Instructions to follow
In the data below, count every line that holds the string "zeros" and reply with the number alone.

Exercise inputs

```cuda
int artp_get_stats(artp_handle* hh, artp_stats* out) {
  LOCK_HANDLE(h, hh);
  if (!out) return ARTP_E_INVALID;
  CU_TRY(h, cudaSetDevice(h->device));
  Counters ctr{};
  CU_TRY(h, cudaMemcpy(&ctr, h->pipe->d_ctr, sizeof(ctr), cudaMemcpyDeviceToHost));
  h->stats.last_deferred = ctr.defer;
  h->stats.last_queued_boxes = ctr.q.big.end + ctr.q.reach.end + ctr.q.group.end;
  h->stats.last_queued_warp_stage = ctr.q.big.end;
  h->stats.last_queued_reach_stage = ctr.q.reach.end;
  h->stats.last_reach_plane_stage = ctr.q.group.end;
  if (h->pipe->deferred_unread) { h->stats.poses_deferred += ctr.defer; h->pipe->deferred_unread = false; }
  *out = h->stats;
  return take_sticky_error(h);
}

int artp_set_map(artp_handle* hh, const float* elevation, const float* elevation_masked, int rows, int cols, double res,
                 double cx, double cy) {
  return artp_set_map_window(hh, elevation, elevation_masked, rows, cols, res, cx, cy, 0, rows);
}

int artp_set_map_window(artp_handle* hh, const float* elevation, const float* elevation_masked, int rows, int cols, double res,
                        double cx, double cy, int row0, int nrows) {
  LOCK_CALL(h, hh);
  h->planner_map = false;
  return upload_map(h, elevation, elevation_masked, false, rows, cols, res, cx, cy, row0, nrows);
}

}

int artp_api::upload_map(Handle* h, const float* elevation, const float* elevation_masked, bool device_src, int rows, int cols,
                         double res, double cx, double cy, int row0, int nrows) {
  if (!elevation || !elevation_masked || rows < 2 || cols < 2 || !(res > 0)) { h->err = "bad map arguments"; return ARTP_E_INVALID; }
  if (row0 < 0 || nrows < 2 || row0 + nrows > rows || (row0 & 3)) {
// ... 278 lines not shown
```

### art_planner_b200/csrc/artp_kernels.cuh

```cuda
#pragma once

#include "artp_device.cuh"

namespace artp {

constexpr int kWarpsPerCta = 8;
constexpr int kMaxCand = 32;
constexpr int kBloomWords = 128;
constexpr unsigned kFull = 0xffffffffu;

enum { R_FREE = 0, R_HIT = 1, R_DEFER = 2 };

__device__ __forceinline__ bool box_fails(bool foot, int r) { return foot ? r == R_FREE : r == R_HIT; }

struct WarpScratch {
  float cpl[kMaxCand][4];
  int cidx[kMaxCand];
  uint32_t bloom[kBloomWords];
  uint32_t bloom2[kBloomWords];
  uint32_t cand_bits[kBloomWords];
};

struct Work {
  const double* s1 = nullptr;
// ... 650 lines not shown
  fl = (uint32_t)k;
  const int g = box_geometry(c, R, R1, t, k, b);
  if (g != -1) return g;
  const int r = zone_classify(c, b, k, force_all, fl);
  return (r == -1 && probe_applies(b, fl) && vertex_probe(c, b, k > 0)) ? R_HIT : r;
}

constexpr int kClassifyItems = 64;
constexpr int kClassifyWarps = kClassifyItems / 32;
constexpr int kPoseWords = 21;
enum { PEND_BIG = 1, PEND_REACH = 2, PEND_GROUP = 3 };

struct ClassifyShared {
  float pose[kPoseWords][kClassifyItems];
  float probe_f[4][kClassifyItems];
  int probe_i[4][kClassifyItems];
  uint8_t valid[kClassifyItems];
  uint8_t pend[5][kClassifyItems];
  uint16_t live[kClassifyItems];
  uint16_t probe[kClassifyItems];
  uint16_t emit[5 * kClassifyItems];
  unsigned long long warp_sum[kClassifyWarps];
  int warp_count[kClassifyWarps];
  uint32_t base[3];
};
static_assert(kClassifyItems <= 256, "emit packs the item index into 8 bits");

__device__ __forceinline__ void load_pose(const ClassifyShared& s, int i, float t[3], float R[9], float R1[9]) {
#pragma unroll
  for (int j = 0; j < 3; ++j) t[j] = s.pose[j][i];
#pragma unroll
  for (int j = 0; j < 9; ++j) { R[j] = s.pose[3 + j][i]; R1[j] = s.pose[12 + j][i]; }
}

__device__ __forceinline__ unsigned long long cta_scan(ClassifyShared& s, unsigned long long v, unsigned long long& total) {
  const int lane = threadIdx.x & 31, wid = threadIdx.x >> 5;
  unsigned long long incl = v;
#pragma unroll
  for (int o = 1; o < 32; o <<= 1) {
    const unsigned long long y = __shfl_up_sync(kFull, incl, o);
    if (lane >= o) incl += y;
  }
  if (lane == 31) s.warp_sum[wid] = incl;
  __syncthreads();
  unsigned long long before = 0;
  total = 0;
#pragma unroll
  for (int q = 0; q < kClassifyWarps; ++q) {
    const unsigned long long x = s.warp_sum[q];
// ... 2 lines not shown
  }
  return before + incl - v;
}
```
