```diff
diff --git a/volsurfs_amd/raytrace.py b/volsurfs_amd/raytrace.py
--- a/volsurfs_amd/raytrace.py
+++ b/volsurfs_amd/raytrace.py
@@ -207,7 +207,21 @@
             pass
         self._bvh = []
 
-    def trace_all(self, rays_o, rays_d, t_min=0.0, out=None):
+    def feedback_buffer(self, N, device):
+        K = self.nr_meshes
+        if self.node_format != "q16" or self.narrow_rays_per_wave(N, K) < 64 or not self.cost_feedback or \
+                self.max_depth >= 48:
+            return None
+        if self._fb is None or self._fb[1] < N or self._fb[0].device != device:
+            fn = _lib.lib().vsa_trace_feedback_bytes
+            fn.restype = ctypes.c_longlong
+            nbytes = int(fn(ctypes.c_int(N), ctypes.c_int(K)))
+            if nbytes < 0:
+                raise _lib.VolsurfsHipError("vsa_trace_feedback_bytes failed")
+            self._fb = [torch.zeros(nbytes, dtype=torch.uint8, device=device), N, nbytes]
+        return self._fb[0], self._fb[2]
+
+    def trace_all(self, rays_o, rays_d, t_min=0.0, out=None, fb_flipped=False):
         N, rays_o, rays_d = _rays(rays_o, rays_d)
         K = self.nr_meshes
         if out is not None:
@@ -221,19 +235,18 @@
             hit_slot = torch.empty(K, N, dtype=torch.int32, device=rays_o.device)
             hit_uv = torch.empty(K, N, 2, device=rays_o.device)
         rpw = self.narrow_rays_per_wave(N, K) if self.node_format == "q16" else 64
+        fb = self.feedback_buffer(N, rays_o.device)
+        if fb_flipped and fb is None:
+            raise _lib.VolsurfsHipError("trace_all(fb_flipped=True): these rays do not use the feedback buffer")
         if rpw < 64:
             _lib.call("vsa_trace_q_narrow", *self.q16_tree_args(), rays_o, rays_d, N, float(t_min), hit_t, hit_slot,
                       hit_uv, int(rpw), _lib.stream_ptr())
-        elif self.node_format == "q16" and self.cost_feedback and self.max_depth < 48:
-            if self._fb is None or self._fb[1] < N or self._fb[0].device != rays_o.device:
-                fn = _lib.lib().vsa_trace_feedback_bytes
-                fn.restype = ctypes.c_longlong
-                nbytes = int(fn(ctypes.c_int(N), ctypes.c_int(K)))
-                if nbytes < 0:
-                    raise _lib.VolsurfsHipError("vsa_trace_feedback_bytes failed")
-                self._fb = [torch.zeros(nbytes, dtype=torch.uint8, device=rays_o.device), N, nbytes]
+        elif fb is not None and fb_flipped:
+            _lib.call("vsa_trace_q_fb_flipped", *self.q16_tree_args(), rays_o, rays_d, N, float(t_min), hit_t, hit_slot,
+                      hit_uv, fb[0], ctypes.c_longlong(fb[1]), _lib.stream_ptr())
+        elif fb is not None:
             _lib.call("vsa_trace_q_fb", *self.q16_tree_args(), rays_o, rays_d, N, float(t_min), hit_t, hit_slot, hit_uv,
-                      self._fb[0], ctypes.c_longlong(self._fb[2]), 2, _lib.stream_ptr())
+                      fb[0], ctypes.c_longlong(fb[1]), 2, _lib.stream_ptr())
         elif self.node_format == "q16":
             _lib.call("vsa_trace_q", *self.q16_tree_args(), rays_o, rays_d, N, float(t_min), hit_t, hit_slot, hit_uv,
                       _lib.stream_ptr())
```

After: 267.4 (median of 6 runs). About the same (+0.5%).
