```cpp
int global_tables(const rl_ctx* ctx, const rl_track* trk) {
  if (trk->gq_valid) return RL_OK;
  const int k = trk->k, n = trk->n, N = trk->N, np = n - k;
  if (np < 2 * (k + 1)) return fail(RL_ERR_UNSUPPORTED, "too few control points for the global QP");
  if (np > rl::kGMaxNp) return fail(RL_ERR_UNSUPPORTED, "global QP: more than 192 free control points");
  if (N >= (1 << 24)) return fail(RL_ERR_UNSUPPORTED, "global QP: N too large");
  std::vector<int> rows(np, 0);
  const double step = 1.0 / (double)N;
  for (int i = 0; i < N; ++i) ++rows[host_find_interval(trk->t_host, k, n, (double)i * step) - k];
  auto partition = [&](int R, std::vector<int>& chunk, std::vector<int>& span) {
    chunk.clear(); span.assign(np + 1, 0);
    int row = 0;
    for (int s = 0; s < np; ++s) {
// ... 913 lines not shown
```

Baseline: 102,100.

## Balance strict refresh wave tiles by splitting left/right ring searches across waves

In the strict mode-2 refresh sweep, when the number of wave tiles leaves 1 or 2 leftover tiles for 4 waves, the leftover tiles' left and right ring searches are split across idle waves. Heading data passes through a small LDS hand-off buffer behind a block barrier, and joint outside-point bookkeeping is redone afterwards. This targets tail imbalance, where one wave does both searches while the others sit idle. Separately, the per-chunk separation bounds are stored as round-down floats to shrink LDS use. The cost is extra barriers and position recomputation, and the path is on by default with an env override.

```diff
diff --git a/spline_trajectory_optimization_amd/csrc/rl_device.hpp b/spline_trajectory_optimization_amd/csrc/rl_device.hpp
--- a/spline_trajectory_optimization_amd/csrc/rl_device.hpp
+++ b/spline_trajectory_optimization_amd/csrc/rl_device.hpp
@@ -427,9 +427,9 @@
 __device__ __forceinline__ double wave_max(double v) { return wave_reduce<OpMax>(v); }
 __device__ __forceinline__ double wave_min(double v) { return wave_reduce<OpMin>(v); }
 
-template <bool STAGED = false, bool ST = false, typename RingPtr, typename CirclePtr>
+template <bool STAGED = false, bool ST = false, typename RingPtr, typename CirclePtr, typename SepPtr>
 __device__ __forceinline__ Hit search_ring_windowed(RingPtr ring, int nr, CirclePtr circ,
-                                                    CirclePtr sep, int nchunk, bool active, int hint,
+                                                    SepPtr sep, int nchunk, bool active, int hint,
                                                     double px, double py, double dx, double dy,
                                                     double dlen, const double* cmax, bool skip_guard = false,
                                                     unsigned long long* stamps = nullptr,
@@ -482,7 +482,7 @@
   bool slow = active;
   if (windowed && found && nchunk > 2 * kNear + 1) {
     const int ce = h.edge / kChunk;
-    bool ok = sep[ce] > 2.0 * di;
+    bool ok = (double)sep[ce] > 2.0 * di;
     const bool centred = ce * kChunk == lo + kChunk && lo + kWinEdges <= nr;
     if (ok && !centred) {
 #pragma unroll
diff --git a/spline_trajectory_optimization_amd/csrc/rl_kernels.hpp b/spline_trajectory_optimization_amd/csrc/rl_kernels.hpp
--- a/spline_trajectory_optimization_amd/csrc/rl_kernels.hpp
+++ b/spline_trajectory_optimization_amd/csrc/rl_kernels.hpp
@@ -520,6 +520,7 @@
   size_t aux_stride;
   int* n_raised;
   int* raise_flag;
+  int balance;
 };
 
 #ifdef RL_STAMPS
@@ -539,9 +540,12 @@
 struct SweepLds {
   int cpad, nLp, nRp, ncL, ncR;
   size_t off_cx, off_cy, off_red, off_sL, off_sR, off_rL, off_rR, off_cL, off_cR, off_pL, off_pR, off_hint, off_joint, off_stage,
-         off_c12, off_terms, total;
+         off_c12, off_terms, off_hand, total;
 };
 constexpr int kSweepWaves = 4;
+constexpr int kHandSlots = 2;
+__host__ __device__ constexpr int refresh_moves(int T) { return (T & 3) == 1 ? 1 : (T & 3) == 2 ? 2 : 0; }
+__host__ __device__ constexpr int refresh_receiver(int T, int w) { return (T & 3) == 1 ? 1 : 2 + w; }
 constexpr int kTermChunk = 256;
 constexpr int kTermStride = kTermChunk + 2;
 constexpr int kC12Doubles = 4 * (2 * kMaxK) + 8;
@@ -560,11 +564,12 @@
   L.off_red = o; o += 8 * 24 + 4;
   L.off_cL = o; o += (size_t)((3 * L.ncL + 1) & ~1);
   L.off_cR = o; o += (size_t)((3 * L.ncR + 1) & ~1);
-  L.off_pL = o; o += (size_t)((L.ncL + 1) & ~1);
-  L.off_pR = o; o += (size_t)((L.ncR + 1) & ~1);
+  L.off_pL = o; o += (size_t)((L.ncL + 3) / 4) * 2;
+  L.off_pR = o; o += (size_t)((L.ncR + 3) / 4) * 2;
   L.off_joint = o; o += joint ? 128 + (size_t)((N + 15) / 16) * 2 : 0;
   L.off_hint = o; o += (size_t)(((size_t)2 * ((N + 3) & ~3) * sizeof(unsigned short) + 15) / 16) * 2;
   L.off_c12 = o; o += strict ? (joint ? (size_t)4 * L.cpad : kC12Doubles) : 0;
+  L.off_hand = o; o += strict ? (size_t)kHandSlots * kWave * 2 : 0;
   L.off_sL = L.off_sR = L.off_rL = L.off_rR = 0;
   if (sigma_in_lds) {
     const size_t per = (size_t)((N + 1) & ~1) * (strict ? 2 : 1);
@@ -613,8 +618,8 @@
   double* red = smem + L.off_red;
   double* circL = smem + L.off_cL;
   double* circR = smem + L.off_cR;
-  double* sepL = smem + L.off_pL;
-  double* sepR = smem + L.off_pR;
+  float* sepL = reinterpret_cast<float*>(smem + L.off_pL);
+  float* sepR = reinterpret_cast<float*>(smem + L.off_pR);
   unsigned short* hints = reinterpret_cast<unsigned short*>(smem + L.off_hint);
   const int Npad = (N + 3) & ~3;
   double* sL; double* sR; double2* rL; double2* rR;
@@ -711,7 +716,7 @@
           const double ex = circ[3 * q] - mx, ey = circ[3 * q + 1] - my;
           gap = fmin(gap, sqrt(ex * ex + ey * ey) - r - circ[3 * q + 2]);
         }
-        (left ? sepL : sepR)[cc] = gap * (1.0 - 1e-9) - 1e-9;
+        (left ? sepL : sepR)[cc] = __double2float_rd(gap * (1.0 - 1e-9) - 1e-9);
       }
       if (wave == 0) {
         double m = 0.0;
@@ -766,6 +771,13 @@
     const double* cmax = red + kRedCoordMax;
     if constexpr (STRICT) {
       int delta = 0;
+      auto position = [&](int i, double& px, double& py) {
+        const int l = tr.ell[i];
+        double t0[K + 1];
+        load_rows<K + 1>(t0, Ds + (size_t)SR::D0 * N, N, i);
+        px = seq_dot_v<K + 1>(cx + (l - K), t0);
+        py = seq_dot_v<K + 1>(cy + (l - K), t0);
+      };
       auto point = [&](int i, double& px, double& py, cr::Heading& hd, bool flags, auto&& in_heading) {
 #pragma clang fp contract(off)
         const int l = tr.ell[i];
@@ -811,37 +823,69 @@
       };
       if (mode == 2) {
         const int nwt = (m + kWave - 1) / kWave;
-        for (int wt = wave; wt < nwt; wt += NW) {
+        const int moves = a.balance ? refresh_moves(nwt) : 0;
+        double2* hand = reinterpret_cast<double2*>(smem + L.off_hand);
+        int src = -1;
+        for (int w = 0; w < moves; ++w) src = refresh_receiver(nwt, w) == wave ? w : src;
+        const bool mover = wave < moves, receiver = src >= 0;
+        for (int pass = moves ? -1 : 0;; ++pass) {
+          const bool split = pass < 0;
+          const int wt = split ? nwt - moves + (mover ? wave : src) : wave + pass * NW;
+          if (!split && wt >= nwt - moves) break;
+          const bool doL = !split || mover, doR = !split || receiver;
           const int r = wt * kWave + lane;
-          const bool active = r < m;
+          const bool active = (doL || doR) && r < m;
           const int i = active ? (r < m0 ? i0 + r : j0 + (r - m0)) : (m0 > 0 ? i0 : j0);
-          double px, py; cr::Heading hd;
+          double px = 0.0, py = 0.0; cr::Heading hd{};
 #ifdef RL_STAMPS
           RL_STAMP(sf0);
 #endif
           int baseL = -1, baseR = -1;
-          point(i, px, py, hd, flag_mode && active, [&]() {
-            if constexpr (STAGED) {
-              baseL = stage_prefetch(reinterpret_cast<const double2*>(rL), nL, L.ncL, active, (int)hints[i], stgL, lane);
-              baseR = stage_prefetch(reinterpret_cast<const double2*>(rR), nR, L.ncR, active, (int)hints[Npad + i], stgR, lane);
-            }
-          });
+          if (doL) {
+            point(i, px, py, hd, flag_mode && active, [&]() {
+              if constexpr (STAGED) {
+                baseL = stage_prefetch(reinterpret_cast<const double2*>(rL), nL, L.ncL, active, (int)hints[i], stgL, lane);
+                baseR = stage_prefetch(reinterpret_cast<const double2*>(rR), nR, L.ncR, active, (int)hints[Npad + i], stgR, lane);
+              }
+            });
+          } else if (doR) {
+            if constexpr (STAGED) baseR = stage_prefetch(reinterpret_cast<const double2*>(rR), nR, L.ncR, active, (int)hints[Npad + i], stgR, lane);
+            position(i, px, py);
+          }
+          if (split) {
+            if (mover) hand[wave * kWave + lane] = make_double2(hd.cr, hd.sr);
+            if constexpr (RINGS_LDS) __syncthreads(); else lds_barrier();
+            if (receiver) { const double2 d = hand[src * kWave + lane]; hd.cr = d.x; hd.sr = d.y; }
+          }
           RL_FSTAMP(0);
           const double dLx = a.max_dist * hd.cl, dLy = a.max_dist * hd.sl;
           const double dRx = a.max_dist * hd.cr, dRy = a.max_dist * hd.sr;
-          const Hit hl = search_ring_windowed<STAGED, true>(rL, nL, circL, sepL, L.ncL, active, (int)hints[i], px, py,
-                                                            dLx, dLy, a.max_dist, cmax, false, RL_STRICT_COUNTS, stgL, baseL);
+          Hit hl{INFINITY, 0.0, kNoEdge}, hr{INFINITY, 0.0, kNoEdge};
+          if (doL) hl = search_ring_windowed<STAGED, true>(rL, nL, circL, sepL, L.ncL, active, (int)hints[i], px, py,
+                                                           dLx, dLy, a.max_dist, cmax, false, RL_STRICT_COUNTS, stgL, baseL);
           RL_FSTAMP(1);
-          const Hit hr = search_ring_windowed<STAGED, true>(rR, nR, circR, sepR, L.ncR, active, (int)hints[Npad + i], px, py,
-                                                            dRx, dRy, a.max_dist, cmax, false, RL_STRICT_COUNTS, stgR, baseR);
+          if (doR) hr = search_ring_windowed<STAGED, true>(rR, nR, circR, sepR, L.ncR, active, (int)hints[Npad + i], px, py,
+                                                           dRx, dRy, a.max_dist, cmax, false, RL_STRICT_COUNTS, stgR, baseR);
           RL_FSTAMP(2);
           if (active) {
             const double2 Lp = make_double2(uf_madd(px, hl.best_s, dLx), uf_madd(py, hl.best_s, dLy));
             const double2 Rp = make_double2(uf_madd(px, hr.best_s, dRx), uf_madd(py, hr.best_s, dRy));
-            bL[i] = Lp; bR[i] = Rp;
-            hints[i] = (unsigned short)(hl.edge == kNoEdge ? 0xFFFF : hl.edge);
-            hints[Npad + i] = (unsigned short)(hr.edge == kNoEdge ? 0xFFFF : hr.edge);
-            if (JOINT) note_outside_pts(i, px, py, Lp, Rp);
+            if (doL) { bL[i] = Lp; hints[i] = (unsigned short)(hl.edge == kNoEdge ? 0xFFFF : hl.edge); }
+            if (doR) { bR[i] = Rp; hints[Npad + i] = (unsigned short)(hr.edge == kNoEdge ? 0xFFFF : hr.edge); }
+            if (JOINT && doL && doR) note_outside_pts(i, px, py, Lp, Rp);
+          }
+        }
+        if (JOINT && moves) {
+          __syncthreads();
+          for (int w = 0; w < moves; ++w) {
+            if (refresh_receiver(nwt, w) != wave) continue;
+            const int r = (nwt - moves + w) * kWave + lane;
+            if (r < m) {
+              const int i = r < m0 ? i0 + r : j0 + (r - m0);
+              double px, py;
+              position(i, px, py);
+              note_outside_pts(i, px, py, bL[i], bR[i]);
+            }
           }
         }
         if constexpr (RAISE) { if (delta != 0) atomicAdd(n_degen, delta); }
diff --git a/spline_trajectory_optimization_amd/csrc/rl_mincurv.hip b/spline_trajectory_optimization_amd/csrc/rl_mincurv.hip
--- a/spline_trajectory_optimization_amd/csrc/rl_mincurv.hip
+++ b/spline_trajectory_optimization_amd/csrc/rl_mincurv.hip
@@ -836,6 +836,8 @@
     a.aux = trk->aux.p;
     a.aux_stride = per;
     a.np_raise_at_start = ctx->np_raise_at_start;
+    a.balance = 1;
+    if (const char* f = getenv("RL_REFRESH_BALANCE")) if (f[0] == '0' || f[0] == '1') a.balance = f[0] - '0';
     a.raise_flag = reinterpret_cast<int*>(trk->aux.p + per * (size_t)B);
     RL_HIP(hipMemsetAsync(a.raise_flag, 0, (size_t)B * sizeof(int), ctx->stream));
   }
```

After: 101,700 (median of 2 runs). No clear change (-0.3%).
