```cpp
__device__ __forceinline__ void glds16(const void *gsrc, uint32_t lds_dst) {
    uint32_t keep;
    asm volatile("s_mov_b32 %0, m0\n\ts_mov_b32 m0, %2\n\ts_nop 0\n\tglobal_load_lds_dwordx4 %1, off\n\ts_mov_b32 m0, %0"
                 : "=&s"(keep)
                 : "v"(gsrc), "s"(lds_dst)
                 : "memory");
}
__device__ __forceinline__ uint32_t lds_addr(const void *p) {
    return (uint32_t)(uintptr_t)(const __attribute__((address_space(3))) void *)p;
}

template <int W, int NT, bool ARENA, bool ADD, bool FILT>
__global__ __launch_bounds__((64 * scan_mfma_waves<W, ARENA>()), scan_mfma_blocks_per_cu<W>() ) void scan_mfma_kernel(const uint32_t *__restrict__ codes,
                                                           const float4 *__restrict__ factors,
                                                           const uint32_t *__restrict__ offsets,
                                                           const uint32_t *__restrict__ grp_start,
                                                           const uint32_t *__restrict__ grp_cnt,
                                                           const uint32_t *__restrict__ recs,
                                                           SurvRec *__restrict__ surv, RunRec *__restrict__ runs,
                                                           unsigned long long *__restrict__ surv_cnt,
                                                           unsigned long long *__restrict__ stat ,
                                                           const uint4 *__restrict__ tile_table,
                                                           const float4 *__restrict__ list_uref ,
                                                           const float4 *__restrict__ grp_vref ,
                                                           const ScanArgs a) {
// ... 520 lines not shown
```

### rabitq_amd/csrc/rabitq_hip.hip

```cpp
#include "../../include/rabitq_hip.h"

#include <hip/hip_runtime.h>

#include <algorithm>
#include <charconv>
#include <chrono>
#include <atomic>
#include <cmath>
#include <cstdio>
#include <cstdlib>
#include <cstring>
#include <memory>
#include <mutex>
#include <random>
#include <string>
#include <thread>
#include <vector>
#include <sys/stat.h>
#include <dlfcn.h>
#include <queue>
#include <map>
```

Answer to this task
2